MRO Magazine

Executives forecast recession into 2010; turn to new strategies to navigate the storm

New York, NY -- The world's senior finance executives are focusing on aggressive new methods to reduce and control ...


May 15, 2009
By MRO Magazine

New York, NY — The world’s senior finance executives are focusing on aggressive new methods to reduce and control costs in the face of the worst economic downturn since the Great Depression. At the same time, many businesses are continuing to invest in areas such as technology, marketing, and research and development to generate revenue and improve their operations once the recovery begins.


These findings were released this week in the second annual American Express/CFO Research Global Business & Spending Monitor, a survey of 285 senior finance executives from the United States, Canada, Mexico, Europe, Asia, and Australia.



“While companies are clearly focused on cutting where they can, they are spending when they should to become more efficient and keep revenue flowing,” said Gunther Bright, senior vice-president, Global Client Group at American Express. “They’re also measuring themselves against new metrics that reflect today’s market reality, as well as a post-recession global economy.”


Companies in all regions remain pessimistic about the prospects of rapid economic recovery, with nearly 70% of respondents expecting to see recovery begin sometime in 2010. Over two-thirds of respondents predicted modest to substantial economic contraction over the next 12 months, and 63% reported that their companies’ capital investments will decrease in 2009.


When asked about changes in their workforce, 59% of respondents anticipate a decrease in headcount. But companies are also taking actions now to avoid layoffs. Half the executives polled reported plans to freeze salaries and bonuses, while 32% plan to reduce benefits and 29% plan to cut salaries and bonuses. Twenty-four per cent plan to reduce employee work hours or give furloughs and 16% plan temporary office or plant closures.


Cost control strategies also dominated finance executives’ sentiments as they continue to deal with the recession:


-85% are tightening controls over employee spending.

-82% are placing greater emphasis on measuring and monitoring company financial performance.
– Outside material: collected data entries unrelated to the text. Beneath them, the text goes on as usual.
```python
class Engine:
    _ids = 0

    def __init__(self, hp, num_elem, peak_std=None, peak_avg=None, device=None, seed=1234):
        if not torch.cuda.is_available():
            raise _lib.NGError("nmrgnn_amd needs an AMD GPU (torch.cuda.is_available() is False); "
                               "there is no CPU fallback")
        if device is None:
            device = torch.device("cuda", torch.cuda.current_device())
        self.device = torch.device(device)
        if self.device.index is None:
            self.device = torch.device("cuda", torch.cuda.current_device())
        self.ctx = _lib.get_context(self.device.index)
        self.lib = self.ctx.lib
        self.hp = hp
        self.C = int(num_elem)
        self.F = hp.get('atom_feature_size')
        self.E = hp.get('edge_feature_size')
        self.H = hp.get('edge_hidden_size')
        self.L = hp.get('mp_layers')
        self.Le = hp.get('edge_fc_layers')
# ... 103 lines not shown
                self._ck(lib.ng_add_noise_live(h, st, seed, 0, ne, ptr(batch.edges), ptr(None if noise is None else noise.reshape(-1)),
                                               self.sigma, ptr(pos), ptr(d_eff)), "ng_add_noise_live")
        elif training and self.sigma > 0:
            d_eff = self._new(ne)
            if noise is None:
                self._ck(lib.ng_add_noise(h, st, seed, 0, ne, ptr(d_src), self.sigma, ptr(d_eff)), "ng_add_noise")
            else:
                noise = noise.reshape(-1)
                self._ck(lib.ng_add_scaled(h, st, ne, ptr(d_src), ptr(noise), self.sigma, ptr(d_eff)),
                         "ng_add_scaled")
        table = self._edge_table_build(batch, live, d_eff, tape, training) if path in ("table", "table_host") else None
        if path == "table_host" and table is None:
            path = "slots"
        if path == "table":
            rows = table["gate"][1:]
        e = self._new(ne, E)
        z_save, z_layout = None, 0
        if path != "table_host":
            z_save, z_layout = self._edge_mlp_fwd(ne, d_src, d_eff, e, tape, perm, rows)
        if table is not None:
            self._ck(lib.ng_edge_table_interp(h, st, ne, E, table["T"], ptr(batch.edges), ptr(d_eff), ptr(pos),
                                              ptr(table["rng"]), ptr(table["e_all"]), ptr(table["gate"]), ptr(e)),
                     "ng_edge_table_interp")
        h0 = self._new(N, F)
        self._ck(lib.ng_embed_fwd(h, st, N, self.C, F, ptr(batch.atoms), ptr(P["embed/kernel"]),
                                  ptr(h0)), "ng_embed_fwd")
        hs, As, Ss = [h0], [], []
        for l in range(self.L):
            hn = self._new(N, F)
            S = self._new(N, F) if (tape and self.mp_act != 0) else None
            if batch.is_csr and not tape and N <= FUSED_TAIL_MAX_ATOMS and lib.ng_mp_layer_short_ok(N, 1, F, E):
                A = None
                self._ck(lib.ng_mp_layer_fwd_short_csr(h, st, N, F, E, self.mp_act, 1, ptr(hs[-1]), ptr(batch.row_ptr),
                                                       ptr(batch.nlist), ptr(e), ptr(batch.inv_degree), ptr(P[f"mp/{l}/w"]),
                                                       ptr(hn)), "ng_mp_layer_fwd_short_csr")
            elif batch.is_csr:
                A = self._new(N, E, F) if tape else None
                self._ck(lib.ng_mp_layer_fwd_csr(h, st, N, ne, F, E, self.mp_act, 1, ptr(hs[-1]),
                                                 ptr(batch.row_ptr), ptr(batch.nlist), ptr(e),
                                                 ptr(batch.inv_degree), ptr(P[f"mp/{l}/w"]), ptr(hn), ptr(A),
                                                 ptr(S)), "ng_mp_layer_fwd_csr")
            elif not tape and N <= FUSED_TAIL_MAX_ATOMS and lib.ng_mp_layer_short_ok(N, K, F, E):
                A = None
                self._ck(lib.ng_mp_layer_fwd_short(h, st, N, K, F, E, self.mp_act, 1, ptr(hs[-1]), ptr(batch.nlist_c), ptr(e),
                                                   ptr(batch.inv_degree), ptr(P[f"mp/{l}/w"]), ptr(hn)), "ng_mp_layer_fwd_short")
            else:
                A = self._new(N, E, F) if (tape and lib.ng_mp_layer_wants_aggregate(F, E, K)) else None
                self._ck(lib.ng_mp_layer_fwd(h, st, N, K, F, E, self.mp_act, 1, ptr(hs[-1]),
                                             ptr(batch.nlist_c), ptr(e), ptr(batch.inv_degree),
                                             ptr(P[f"mp/{l}/w"]), ptr(hn), ptr(A), ptr(S)),
                         "ng_mp_layer_fwd")
            hs.append(hn)
            As.append(A)
            Ss.append(S)
# ... 32 lines not shown
        elif training and self.use_dropout and dropout_mask is None:
            mask = self._new(N, Fh)
            self._ck(lib.ng_head_fwd_dropout(h, st, N, Fh, self.C, ptr(g), seed, 1 << 40, 1.0 - DROPOUT_RATE, ptr(mask),
                                             ptr(P["out/kernel"]), ptr(P["out/bias"]), ptr(batch.atoms),
                                             ptr(self.peak_std), ptr(self.peak_avg), ptr(peaks)), "ng_head_fwd_dropout")
        else:
            if training and self.use_dropout:
                mask = dropout_mask.reshape(N, Fh).contiguous()
            self._ck(lib.ng_head_fwd(h, st, N, Fh, self.C, ptr(g), ptr(mask), ptr(P["out/kernel"]),
                                     ptr(P["out/bias"]), ptr(batch.atoms), ptr(self.peak_std),
                                     ptr(self.peak_avg), ptr(peaks)), "ng_head_fwd")
        if loss is not None and nb == 0:
            y, w, gw = loss
            loss_t, dpeaks = self.loss_l2(batch, y, w, peaks)
            if gw != 1.0:
                dpeaks.mul_(gw)
        if tape:
            tp = Tape()
            tp.loss, tp.dpeaks, tp.dg, tp.head_partial = loss_t, dpeaks, dg, head_partial
            tp.batch, tp.d_eff, tp.z_save, tp.e = batch, d_eff, z_save, e
            tp.z_layout = z_layout
            tp.edge_path, tp.live, tp.table = path, live, table
            tp.h, tp.A, tp.S, tp.fx, tp.g, tp.drop_mask, tp.peaks = hs, As, Ss, fx, g, mask, peaks
            self.tape = tp
        return peaks

    EDGE_TABLE_POINTS = 4096

    def _table_points(self):
        return self.EDGE_TABLE_POINTS if self.E <= 4 else self.EDGE_TABLE_POINTS // 2

    def _edge_weights(self):
        P = self.params
        return [P[f"edge_fc/{t}/kernel"] for t in range(self.Le)], [P[f"edge_fc/{t}/bias"] for t in range(self.Le)]

    def _edge_grads(self, view=None):
        view = view or self.params.g
        return [view(f"edge_fc/{t}/kernel") for t in range(self.Le)], [view(f"edge_fc/{t}/bias") for t in range(self.Le)]

    def _edge_mlp_fwd(self, n, d_src, d_eff, e, tape, perm=None, rows=None):
        lib, h, st = self.lib, self.ctx.handle, self._st()
        z, z_layout = None, 0
        if tape:
            z = self._new(self.Le - 1, n, self.H)
            z_layout = int(lib.ng_edge_tape_layout(self.H, self.E, self.Le, self.fc_act, n))
        W, B = self._edge_weights()
# ... 120 lines not shown
            dpeaks = dpeaks.contiguous()
            dg = self._new(N, Fh)
            self._ck(lib.ng_head_bwd(h, st, N, Fh, self.C, ptr(tp.g), ptr(tp.drop_mask),
                                     ptr(P["out/kernel"]), ptr(b.atoms), ptr(self.peak_std),
                                     ptr(dpeaks), ptr(dg), ptr(wg("out/kernel")), ptr(wg("out/bias"))),
                     "ng_head_bwd")
        dx = self._new(N, F)
        Wfc = [P[f"fc/{t}/kernel"] for t in range(self.Lf)]
        ns = int(lib.ng_fc_block_scratch_floats(N, F, self.Lf))
        scratch = self._new(ns) if ns else None
        self._ck(lib.ng_fc_block_bwd(h, st, N, F, self.Lf, self.fc_act, ptr_array(tp.fx), ptr(tp.g),
                                     ptr_array(Wfc), ptr(dg), ptr(dx),
                                     warr([wg(f"fc/{t}/kernel") for t in range(self.Lf)]),
                                     warr([wg(f"fc/{t}/bias") for t in range(self.Lf)]),
                                     ptr(scratch)), "ng_fc_block_bwd")
        csc_ptr, csc_edge = b.csc()
        de = self._new(ne, E)
        rec = None
        if E <= 3 and not b.is_csr:
            rec = self._new(ne, 4)
            self._ck(lib.ng_mp_edge_records(h, st, N, K, E, ptr(csc_ptr), ptr(csc_edge), ptr(tp.e), ptr(rec)),
                     "ng_mp_edge_records")
        dh = dx
        for l in reversed(range(self.L)):
            dhn = self._new(N, F)
            if b.is_csr:
                self._ck(lib.ng_mp_layer_bwd_csr(h, st, N, ne, F, E, self.mp_act, ptr(tp.h[l]), ptr(b.row_ptr),
                                                 ptr(b.nlist), ptr(b.row_of), ptr(tp.e), ptr(b.inv_degree),
                                                 ptr(P[f"mp/{l}/w"]), ptr(tp.A[l]), ptr(tp.S[l]), ptr(csc_ptr),
                                                 ptr(csc_edge), ptr(dh), ptr(dhn), ptr(de),
                                                 0 if l == self.L - 1 else 1, ptr(wg(f"mp/{l}/w"))),
                         "ng_mp_layer_bwd_csr")
                dh = dhn
                continue
            self._ck(lib.ng_mp_layer_bwd_rec(h, st, N, K, F, E, self.mp_act, ptr(tp.h[l]), ptr(b.nlist_c),
                                         ptr(tp.e), ptr(b.inv_degree), ptr(P[f"mp/{l}/w"]),
                                         ptr(tp.A[l]), ptr(tp.S[l]), ptr(csc_ptr), ptr(csc_edge),
                                         ptr(dh), ptr(dhn), ptr(de), 0 if l == self.L - 1 else 1,
                                         ptr(wg(f"mp/{l}/w")), ptr(rec)), "ng_mp_layer_bwd")
            dh = dhn
        if not param_grad:
            self._edge_dinput(tp, de, edge_grad)
            self.tape = None
            return
        self._ck(lib.ng_embed_bwd(h, st, N, self.C, F, ptr(b.atoms), ptr(dh),
                                  ptr(P.g("embed/kernel"))), "ng_embed_bwd")
        self._ck(lib.ng_flush_reductions(h, st), "ng_flush_reductions")
        if on_node_grads is not None:
            on_node_grads()
        if tp.edge_path == "slots":
            self._edge_mlp_bwd(ne, b.edges, tp.d_eff, tp.z_save, tp.z_layout, de, self._edge_grads())
        elif tp.edge_path == "live":
            perm, _, d_c, n_live = tp.live
            self._edge_mlp_bwd(ne, d_c, tp.d_eff, tp.z_save, tp.z_layout, de, self._edge_grads(), perm, n_live)
        elif tp.edge_path == "table_host":
            self._edge_table_backward(tp, de, self._edge_grads())
        else:
            names = [f"edge_fc/{t}/{k}" for t in range(self.Le) for k in ("kernel", "bias")]
            o0 = min(P.offsets[n] for n in names)
            o1 = max(P.offsets[n] + int(np.prod(P.shapes[n])) for n in names)
            tmp = self._new(o1 - o0)
            tv = lambda n: tmp[P.offsets[n] - o0:P.offsets[n] - o0 + int(np.prod(P.shapes[n]))]
            perm, _, d_c, _ = tp.live
            self._edge_mlp_bwd(ne, d_c, tp.d_eff, tp.z_save, tp.z_layout, de, self._edge_grads(tv), perm, tp.table["gate"][1:])
            self._edge_table_backward(tp, de, self._edge_grads())
            blk = P.grad[o0:o1]
            self._ck(lib.ng_add_scaled(h, st, o1 - o0, ptr(blk), ptr(tmp), 1.0, ptr(blk)), "ng_add_scaled")
        if edge_grad is not None:
            self._edge_dinput(tp, de, edge_grad)
        self.tape = None
# ... 47 lines not shown
```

-71% are improving internal financial controls.


Proactive steps


Despite the weight of the economic downturn, many companies are taking proactive steps to ride out the storm and position themselves for recovery. The research revealed a clear divide between investments that companies feel are vital to controlling costs or increasing revenues, and those that may be delayed until a recovery begins.
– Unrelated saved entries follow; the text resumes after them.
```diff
diff --git a/lbdrn-msic_amd/lbdrn_hip/_lib.py b/lbdrn-msic_amd/lbdrn_hip/_lib.py
--- a/lbdrn-msic_amd/lbdrn_hip/_lib.py
+++ b/lbdrn-msic_amd/lbdrn_hip/_lib.py
@@ -54,6 +54,7 @@
     "lbdrn_decode_fused": (ctypes.c_int, [_GP, _NP, _vp, _vp, _vp, _vp, _vp, _sz, _i32, _vp]),
     "lbdrn_eval_sse": (ctypes.c_int, [_GP, _NP, _vp, _vp, _vp, _vp, _vp, _sz, _i32, _vp]),
     "lbdrn_train_workspace": (_sz, [_GP, _NP, _i32]),
+    "lbdrn_train_stage_bytes": (_sz, [_GP, _NP, _i32, ctypes.POINTER(ctypes.c_size_t), ctypes.POINTER(_i32)]),
     "lbdrn_train_prepare": (ctypes.c_int, [_GP, _NP, _vp, _vp, _i32, _vp, _sz, _i32, _vp]),
     "lbdrn_train_epoch": (ctypes.c_int, [_GP, _NP, _vp, _vp, _vp, _i64, _i32, _vp, _vp, _vp, _i64,
                                          _dbl, _vp, _vp, _sz, _i32, _vp]),
diff --git a/lbdrn-msic_amd/lbdrn_hip/ops.py b/lbdrn-msic_amd/lbdrn_hip/ops.py
--- a/lbdrn-msic_amd/lbdrn_hip/ops.py
+++ b/lbdrn-msic_amd/lbdrn_hip/ops.py
@@ -187,6 +187,12 @@
                                         _ptr(msb), self.batch_size, _ptr(self.buf), self.nbytes, path)
         self.prepared_for = (img.data_ptr(), path)
         return self
+
+
+def train_stage_ring(geom, net, batch_size):
+    off, slots = ctypes.c_size_t(0), ctypes.c_int32(0)
+    nbytes = lib().lbdrn_train_stage_bytes(ctypes.byref(geom.c), ctypes.byref(net), batch_size, ctypes.byref(off), ctypes.byref(slots))
+    return int(nbytes), int(off.value), int(slots.value)
 
 
 def train_epoch(geom, net, img, msb, perm, batch_size, params, exp_avg, exp_avg_sq, adam_step0, lr,
```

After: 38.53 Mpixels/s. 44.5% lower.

When asked where it would be important to sustain spending, companies identified information technology (69%), employee benefits (64%), marketing/advertising/PR (57%), and research and development (54%). Other areas of investment, such as merger opportunities and third-party consultants, were much less likely to be rated as important categories to sustain spending.


Finance executives’ attitudes toward business travel told a similar story. Overall, 87% of respondents reported that their companies plan to spend less on business travel this year, with 44% expecting a decrease of more than 10%. Yet the corporate travel mix is shifting toward a heavy focus on revenue-generating travel:


-82% are likely to maintain or increase travel for meetings with new clients or for business development.

-66% plan to maintain or increase travel for meetings with existing clients.


New performance metrics steer decision making


The precipitous decline of economies around the world, combined with the expectation that the recession will not reverse itself quickly, have led companies to explore new ways to measure success.


Many respondents reported using or considering new metrics for financial performance (55%), operational efficiency (54%) and cash flow/capital spending (54%).

– 77% of companies reported that they have completed, are executing, or plan to revise their forecasting methods.

– 70% of respondents said their companies had adopted a formal program to improve employees’ understanding of their contribution to business performance.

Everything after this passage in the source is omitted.